# How I finally came into terms with Vivaldi (A call to simple love)



## Air

For those of you who know me well, you probably know that I can often have the elitist attitude of looking down on more mainstream classical works simply because I feel that I have moved on to something better, an intellectual step higher from where I was before. The natural idea of progression has become so infiltrated in society since the Enlightenment that it dominates even the way many of us "appreciate" art.

So some of you will be surprised that my first blog post is not about a piece of obscurity or one of those wonderful golden-age pianists that I often rave about, but rather one of the sheer basics of classical music in general- the dreaded _Four Seasons_ by the dreaded Antonio Vivaldi.

Interestingly, this work has just made the recommendation list in the classical music project. Those of you who participate in it also know that at one point in the project I voted it down with a ruthless fervor.

This blog post is about a simple musical rediscovery - or maybe just a simple discovery, since I had never really "discovered" the work in the first place - that made me see music in what I feel is a much more healthy outlook. For those of you who do not desire to read about Vivaldi, or about the part from Vivaldi's op. 8 concertos that has now come to be known as "The Four Seasons" and receive immense popularity, I ask you not to read on.

But for the rest of you, who don't mind lowering yourself to the level of an average listener, ecstatic upon first discovery, I feel that what I have to write is something that is most worth sharing.

You know, it's funny. I keep on coming back to composers that I've dismissed in the past and start raving over their music. It's really quite pathetic.
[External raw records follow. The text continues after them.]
__global__ __launch_bounds__(256) void stem7x7_kernel(const StemParams p) {
  __shared__ __attribute__((aligned(16))) float smem[128 * OP];
  float* img_s = smem;
  float* w_s = smem + 7 * SP;
  __shared__ float cb_s[64 * 8];
  const int tid = threadIdx.x, lane = tid & 63, wave = tid >> 6;
  const int ox0 = blockIdx.x * 128, oy = blockIdx.y, b = blockIdx.z;

  const int ix0 = 2 * ox0 - 3;
  constexpr int NST = (7 * SP + 255) / 256;
  float stv[NST];
#pragma unroll
  for (int k = 0; k < NST; ++k) {
    const int i = min(tid + 256 * k, 7 * SP - 1);
    const int r = i / SP, c = i - r * SP;
    const int iy = min(max(2 * oy - 3 + r, 0), p.H - 1), ix = min(max(ix0 + c, 0), p.W - 1);
    stv[k] = p.img[((long long)b * p.H + iy) * p.W + ix];
  }
#pragma unroll
  for (int k = 0; k < NST; ++k) {
    const int i = tid + 256 * k;
    const int r = i / SP, c = i - r * SP;
    const int iy = 2 * oy - 3 + r, ix = ix0 + c;
    if (i < 7 * SP) img_s[i] = ((unsigned)iy < (unsigned)p.H && (unsigned)ix < (unsigned)p.W && c < 261) ? stv[k] : 0.f;
  }
  for (int i = tid; i < KK * 64 / 4; i += 256)
    reinterpret_cast<f32x4*>(w_s)[i] = reinterpret_cast<const f32x4*>(p.weff)[i];
  unsigned rmask = 0;
#pragma unroll
  for (int r = 0; r < 7; ++r)
    if ((unsigned)(2 * oy - 3 + r) < (unsigned)p.H) rmask |= 1u << r;
  const bool row_border = rmask != 0x7fu;
  const bool col_border = ox0 < 2 || 2 * (ox0 + 127) + 3 >= p.W;
  if (row_border || col_border)
    for (int i = tid; i < 64 * 7; i += 256) {
      const int n = i / 7, sx = i - n * 7;
      float a = 0.f;
      for (int r = 0; r < 7; ++r)
// ... 1 lines not shown
      cb_s[n * 8 + sx] = a;
    }
  __syncthreads();

  const int pl = lane & 31, slot = lane >> 5;
  const float* a_base = img_s + 2 * (wave * 32 + pl) + slot;
  const float* b_base = w_s + slot * 64 + pl;
  f32x16 acc0, acc1;
#pragma unroll
  for (int e = 0; e < 16; ++e) { acc0[e] = 0.f; acc1[e] = 0.f; }
#pragma unroll
  for (int j = 0; j < KK / 2; ++j) {
    constexpr int dummy = 0; (void)dummy;
    const int r = (2 * j) / KR, s0 = (2 * j) % KR;
    const float a = a_base[r * SP + s0];
    const float b0 = b_base[(2 * j) * 64], b1 = b_base[(2 * j) * 64 + 32];
    acc0 = __builtin_amdgcn_mfma_f32_32x32x2f32(a, b0, acc0, 0, 0, 0);
    acc1 = __builtin_amdgcn_mfma_f32_32x32x2f32(a, b1, acc1, 0, 0, 0);
  }

  __syncthreads();
#pragma unroll
  for (int t = 0; t < 2; ++t) {
    const int n = 32 * t + pl;
    const float sc = p.scale[n], sh = p.shift[n];
    float bfull = p.wb_full[n];
    if (row_border) {
      bfull = 0.f;
#pragma unroll
      for (int s = 0; s < 7; ++s) bfull += cb_s[n * 8 + s];
    }
    const f32x16& acc = t == 0 ? acc0 : acc1;
#pragma unroll
    for (int e = 0; e < 16; ++e) {
      const int px = wave * 32 + (e & 3) + 8 * (e >> 2) + 4 * slot;
      const int ox = ox0 + px;
      float bias = bfull;
      if (col_border && (ox < 2 || 2 * ox + 3 >= p.W)) {
        bias = 0.f;
#pragma unroll
        for (int s = 0; s < 7; ++s)
          if ((unsigned)(2 * ox - 3 + s) < (unsigned)p.W) bias += cb_s[n * 8 + s];
      }
      smem[px * OP + n] = fmaxf((acc[e] + bias) * sc + sh, 0.f);
    }
  }
  __syncthreads();
  float* yrow = p.y + (((long long)b * p.Ho + oy) * p.Wo + ox0) * 64;
#pragma unroll
  for (int it = 0; it < 8; ++it) {
    const int px = it * 16 + (tid >> 4), c4 = (tid & 15) * 4;
    if (ox0 + px < p.Wo)
      *reinterpret_cast<f32x4*>(yrow + px * 64 + c4) = *reinterpret_cast<const f32x4*>(smem + px * OP + c4);
  }
}
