# Kelvin-ywc/LPI

Hardware: AMD Instinct MI355X
Metric: image-text pairs/sec fwd+bwd (ViT-B/16, bs256/GPU) (higher is better)
Workload: dtype bf16; 1 GPU; BASELINE.json configs[2]: ViT-B/16 dual encoder bs=256/GPU prompt_depth=3 r=4 P=16, fwd+bwd incl. DecomposedPrompt grads + SGD step; global_batch=256, image=224x224, towers=lock step, GEMMs of one layer op grouped in one launch, parallelism=dp1, weights=synthetic (numpy Philox, CLIP-init scales), frozen

## Files before the change

lpi_amd/csrc/attention.hip:

```cpp
#include <type_traits>
#include "common.h"
#include "attn_softmax.h"

extern int g_lpi_tuning[16];

namespace {

constexpr int HD = 64;
constexpr int NB = 2;
constexpr float LOG2E = 1.4426950408889634f;
constexpr float LN2 = 0.6931471805599453f;
constexpr float SCALE = 0.125f;

template <typename T> struct AT;
template <> struct AT<float> {
    static constexpr int KS = 4;
    static constexpr int RS = 272;
};
template <> struct AT<f16_t> {
    static constexpr int KS = 2;
    static constexpr int RS = 160;
};
template <> struct AT<bf16_t> {
    static constexpr int KS = 2;
    static constexpr int RS = 160;
};

template <typename T, bool CV0 = false, bool CV1 = false, bool SW = false>
__device__ __forceinline__ void stage_rows2(char* lds0, const T* g0, char* lds1, const T* g1, int ld0, int ld1, int L, int Lp, int pre = 0, long seg = 0) {
    constexpr int NCH = HD * (int)sizeof(T) / 16;
    const int n = Lp * NCH, nt = blockDim.x;
    for (int base = threadIdx.x; base < n; base += 4 * nt) {
        uint4 v0[4], v1[4];
#pragma unroll
        for (int j = 0; j < 4; ++j) {
            const int i = base + j * nt, row = i / NCH, c = i % NCH;
            v0[j] = make_uint4(0, 0, 0, 0);
            v1[j] = make_uint4(0, 0, 0, 0);
            if (i < n && row < L) {
                const size_t srow = (size_t)(row < pre ? (long)row : (long)row + seg);
                v0[j] = *reinterpret_cast<const uint4*>(g0 + srow * ld0 + c * Elem<T>::EPC);
                v1[j] = *reinterpret_cast<const uint4*>(g1 + srow * ld1 + c * Elem<T>::EPC);
            }
        }
#pragma unroll
        for (int j = 0; j < 4; ++j) {
            const int i = base + j * nt, row = i / NCH, c = i % NCH;
            if (i < n) {
                if constexpr (CV0) { Chunk t; t.u = v0[j]; chunk_f16_to_bf16(t); v0[j] = t.u; }
                if constexpr (CV1) { Chunk t; t.u = v1[j]; chunk_f16_to_bf16(t); v1[j] = t.u; }
                const int lo = SW ? row * 128 + ((c ^ (row & 6)) << 4) : row * AT<T>::RS + c * 16;
                *reinterpret_cast<uint4*>(lds0 + lo) = v0[j];
                *reinterpret_cast<uint4*>(lds1 + lo) = v1[j];
            }
        }
    }
}

template <typename T, bool CVA>
__device__ __forceinline__ void stage_rows4(char* lds_k, const T* gk, char* lds_v, const T* gv, int ldkv, int La, int pre, long seg,
                                            char* lds_q, const T* gq, int ldq, char* lds_do, const T* gdo, int lddo, int Lb, int Lp) {
    constexpr int NCH = HD * (int)sizeof(T) / 16;
    const int n = Lp * NCH, nt = blockDim.x;
    for (int base = threadIdx.x; base < n; base += 4 * nt) {
        uint4 vk[4], vv[4], vq[4], vd[4];
#pragma unroll
        for (int j = 0; j < 4; ++j) {
            const int i = base + j * nt, row = i / NCH, c = i % NCH;
            vk[j] = vv[j] = vq[j] = vd[j] = make_uint4(0, 0, 0, 0);
            if (i < n && row < La) {
                const size_t srow = (size_t)(row < pre ? (long)row : (long)row + seg);
                vk[j] = *reinterpret_cast<const uint4*>(gk + srow * ldkv + c * Elem<T>::EPC);
                vv[j] = *reinterpret_cast<const uint4*>(gv + srow * ldkv + c * Elem<T>::EPC);
            }
            if (i < n && row < Lb) {
                vq[j] = *reinterpret_cast<const uint4*>(gq + (size_t)row * ldq + c * Elem<T>::EPC);
                vd[j] = *reinterpret_cast<const uint4*>(gdo + (size_t)row * lddo + c * Elem<T>::EPC);
            }
        }
#pragma unroll
        for (int j = 0; j < 4; ++j) {
            const int i = base + j * nt, row = i / NCH, c = i % NCH;
            if (i < n) {
                if constexpr (CVA) {
                    Chunk t;
                    t.u = vk[j]; chunk_f16_to_bf16(t); vk[j] = t.u;
                    t.u = vv[j]; chunk_f16_to_bf16(t); vv[j] = t.u;
                    t.u = vq[j]; chunk_f16_to_bf16(t); vq[j] = t.u;
                }
                const int lo = row * AT<T>::RS + c * 16;
                *reinterpret_cast<uint4*>(lds_k + lo) = vk[j];
                *reinterpret_cast<uint4*>(lds_v + lo) = vv[j];
                *reinterpret_cast<uint4*>(lds_q + lo) = vq[j];
                *reinterpret_cast<uint4*>(lds_do + lo) = vd[j];
            }
        }
    }
}

template <typename T>
__device__ __forceinline__ void lds_row_chunks(Chunk (&q)[AT<T>::KS], const char* lds, int row, int grp) {
#pragma unroll
    for (int ks = 0; ks < AT<T>::KS; ++ks) q[ks].u = *reinterpret_cast<const uint4*>(lds + row * AT<T>::RS + (grp + 4 * ks) * 16);
}

template <typename T, bool CV = false>
__device__ __forceinline__ void load_row_chunks(Chunk (&q)[AT<T>::KS], const T* g, size_t row, int ld, int grp, bool valid) {
#pragma unroll
    for (int ks = 0; ks < AT<T>::KS; ++ks) {
        q[ks].u = make_uint4(0, 0, 0, 0);
        if (valid) q[ks].u = *reinterpret_cast<const uint4*>(g + row * ld + (grp + 4 * ks) * Elem<T>::EPC);
        if constexpr (CV) chunk_f16_to_bf16(q[ks]);
    }
}

__device__ __forceinline__ float fast_exp2(float x) { return __builtin_amdgcn_exp2f(x); }

typedef __attribute__((ext_vector_type(2))) float f32x2;
typedef __attribute__((ext_vector_type(2))) __bf16 bf16x2;
__device__ __forceinline__ uint32_t pack_bf16(float a, float b) {
    return __builtin_bit_cast(uint32_t, __builtin_convertvector((f32x2){a, b}, bf16x2));
}

template <typename T>
__device__ __forceinline__ void mma_lds_rows(f32x4 (&acc)[NB], const char* p, const Chunk (&b)[NB][AT<T>::KS]) {
#pragma unroll
    for (int j = 0; j < NB; ++j) acc[j] = f32x4{0.f, 0.f, 0.f, 0.f};
#pragma unroll
    for (int ks = 0; ks < AT<T>::KS; ++ks) {
        Chunk a;
        a.u = *reinterpret_cast<const uint4*>(p + ks * 64);
#pragma unroll
        for (int j = 0; j < NB; ++j) mma_chunk<T>(acc[j], a, b[j][ks]);
    }
}

template <typename T>
__device__ __forceinline__ void mma_transposed(f32x4 (&acc)[NB][4], const char* tp, const f32x4 (&p0)[NB], const f32x4 (&p1)[NB]) {
    if constexpr (sizeof(T) == 2) {
        Chunk b[NB];
#pragma unroll
        for (int j = 0; j < NB; ++j)
            b[j].u = make_uint4(pack2_t<T>(p0[j][0], p0[j][1]), pack2_t<T>(p0[j][2], p0[j][3]), pack2_t<T>(p1[j][0], p1[j][1]), pack2_t<T>(p1[j][2], p1[j][3]));
#pragma unroll
        for (int dt = 0; dt < 4; ++dt) {
            short4v lo = __builtin_amdgcn_ds_read_tr16_b64_v4i16((__attribute__((address_space(3))) short4v*)(tp + dt * 32));
            short4v hi = __builtin_amdgcn_ds_read_tr16_b64_v4i16((__attribute__((address_space(3))) short4v*)(tp + 16 * AT<T>::RS + dt * 32));
            Chunk a;
            const uint2 lo2 = __builtin_bit_cast(uint2, lo), hi2 = __builtin_bit_cast(uint2, hi);
            a.u = make_uint4(lo2.x, lo2.y, hi2.x, hi2.y);
#pragma unroll
            for (int j = 0; j < NB; ++j) mma_chunk<T>(acc[j][dt], a, b[j]);
        }
    } else {
        const float* base = reinterpret_cast<const float*>(tp);
        constexpr int RSF = AT<T>::RS / 4;
#pragma unroll
        for (int dt = 0; dt < 4; ++dt) {
            Chunk a0, a1;
#pragma unroll
            for (int s = 0; s < 4; ++s) {
                a0.f[s] = base[s * RSF + dt * 16];
                a1.f[s] = base[(16 + s) * RSF + dt * 16];
            }
#pragma unroll
            for (int j = 0; j < NB; ++j) {
                Chunk b0, b1;
                b0.f = p0[j];
                b1.f = p1[j];
                mma_chunk<T>(acc[j][dt], a0, b0);
                mma_chunk<T>(acc[j][dt], a1, b1);
            }
        }
    }
}
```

Or maybe it's just HOW the music is played. I think I've heard the most vigorous, in-your-face baroque recordings that I've have ever heard, last night. Fabio Biondi and Europa Galante aren't tame, they rip their strings to give you it all. Put your headphones on full blast, and you're in for an experience of a lifetime. Take the twelve op. 8 concerti for instance, called the _Il cimento dell'armonia e dell'invenzione_, and they take it away. Here's some links from the segment commonly known as the "Four Seasons". But don't worry about it being too mundane; the band creates something completely fresh out of the old warhorse.

Spring: 




Here, what I once thought was the most cliche piece in the history of classical music has been turned into something completely different. Biondi takes each note and breathes drama into them, bringing the same passion that once usually expects from composers in the romantic era such as Berlioz, Mahler, and Wagner. However, what is most important is that he still maintains the baroque antiquity that allows it to retain inner "spirituality" and textural purity, the characteristics of baroque music that I love so much, particularly in the music of Bach. When the melody sings, it sings with a complete sincerity, as if it has nothing to prove except for its own existence. And this joy, a joy to be alive and simply exist, gives this music a wonderful energy.

Summer: 




This is the most frightening summer I've ever heard, with absolutely no competition. They rip through the fiendish presto like it's nothing. The whole world is fleeting through an electrically charged vacuum, and the music pulsates like lightening.

Autumn: 




Winter: 




Winter has to be my favorite movement by far. The ominous strings in the beginning of the movement remind me of the nightmarish sounds one hears in the fifth movement of Berlioz's (fantastic) Symphonie Fantastique. Absolutely electrifying! The strings come in so well-matched and perfectly balanced to each other. And the harpsichord provides such a wonderful backdrop and continuo that the music never loses that pulse that Vivaldi is able to give so well.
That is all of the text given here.